**WORK ITEM:** From the first line of the data below, copy each line up to the one containing "void __launch_bounds__(256) wgrad_wave_kernel(const", and include that line too.

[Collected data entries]

@@ -283,15 +277,64 @@
       for (int r = 0; r < 4; ++r) {
         const int n = n0 + wni * WT + 16 * i + (lane >> 4) * 4 + r;
         const int k = k0 + wki * WT + 16 * j + (lane & 15);
-        out[(long)n * K + k] = acc[i][j][r];
+        float* o = out + (long)n * ldo + k;
+        *o = accumulate ? *o + acc[i][j][r] : acc[i][j][r];
       }
   if (do_bias && (lane & 15) == 0) {
 #pragma unroll
     for (int i = 0; i < NTW; ++i)
 #pragma unroll
-      for (int r = 0; r < 4; ++r)
-        dbpart[(long)split * N + n0 + wni * WT + 16 * i + (lane >> 4) * 4 + r] = accb[i][r];
-  }
+      for (int r = 0; r < 4; ++r) {
+        float* o = dbout + n0 + wni * WT + 16 * i + (lane >> 4) * 4 + r;
+        *o = accumulate ? *o + accb[i][r] : accb[i][r];
+      }
+  }
+}
+
+template <typename T, int NTW, int WN, int WK, int NST>
+__global__ void __launch_bounds__(256) wgrad_wave_kernel(const bf16_t* __restrict__ dY, const bf16_t* __restrict__ X,
+                                                         float* __restrict__ part, float* __restrict__ dbpart,
+                                                         long M, int N, int K, long mchunk, int ntiles) {
+  const int item = xcd_remap(blockIdx.x, gridDim.x);
+  const int split = item / ntiles, tile = item - split * ntiles;
+  const long m_begin = (long)split * mchunk;
+  long m_end = m_begin + mchunk;
+  if (m_end > M) m_end = M;
+  wgrad_wave_body<T, NTW, WN, WK, NST>(dY, X, part + (long)split * N * K, K, dbpart ? dbpart + (long)split * N : nullptr,
+                                       0, m_begin, m_end, N, K, tile);
+}
+
+constexpr int WG_MAX = 16;
+struct WgradGroup {
+  const bf16_t* dY[WG_MAX];
+  const bf16_t* X[WG_MAX];
+  float* out[WG_MAX];
+  float* dbo[WG_MAX];
+  long M[WG_MAX];
+  long ldo[WG_MAX];
+  int N[WG_MAX], K[WG_MAX];
+  int tiles[WG_MAX];
+  int end[WG_MAX];
+  long rows;
+  int np, accumulate;
+};
+
+template <typename T, int NTW, int NST>
+__global__ void __launch_bounds__(256) wgrad_wave_group_kernel(WgradGroup g) {
+  const int item = xcd_remap(blockIdx.x, gridDim.x);
+  int p = 0;
+  while (p + 1 < g.np && item >= g.end[p]) ++p;
+  const int local = item - (p == 0 ? 0 : g.end[p - 1]);
+  const int ntiles = g.tiles[p];
+  const int split = local / ntiles, tile = local - split * ntiles;
+  const long M = g.M[p];
+  const int N = g.N[p], K = g.K[p];
+  const long m_begin = (long)split * g.rows;
+  long m_end = m_begin + g.rows;
+  if (m_end > M) m_end = M;
+  float* dbo = g.dbo[p];
+  wgrad_wave_body<T, NTW, 2, 2, NST>(g.dY[p], g.X[p], g.out[p] + (long)split * N * K, g.ldo[p],
+                                     dbo ? dbo + (long)split * N : nullptr, g.accumulate, m_begin, m_end, N, K, tile);
 }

**EXERCISE RESULT:**
@@ -283,15 +277,64 @@
       for (int r = 0; r < 4; ++r) {
         const int n = n0 + wni * WT + 16 * i + (lane >> 4) * 4 + r;
         const int k = k0 + wki * WT + 16 * j + (lane & 15);
-        out[(long)n * K + k] = acc[i][j][r];
+        float* o = out + (long)n * ldo + k;
+        *o = accumulate ? *o + acc[i][j][r] : acc[i][j][r];
       }
   if (do_bias && (lane & 15) == 0) {
 #pragma unroll
     for (int i = 0; i < NTW; ++i)
 #pragma unroll
-      for (int r = 0; r < 4; ++r)
-        dbpart[(long)split * N + n0 + wni * WT + 16 * i + (lane >> 4) * 4 + r] = accb[i][r];
-  }
+      for (int r = 0; r < 4; ++r) {
+        float* o = dbout + n0 + wni * WT + 16 * i + (lane >> 4) * 4 + r;
+        *o = accumulate ? *o + accb[i][r] : accb[i][r];
+      }
+  }
+}
+
+template <typename T, int NTW, int WN, int WK, int NST>
+__global__ void __launch_bounds__(256) wgrad_wave_kernel(const bf16_t* __restrict__ dY, const bf16_t* __restrict__ X,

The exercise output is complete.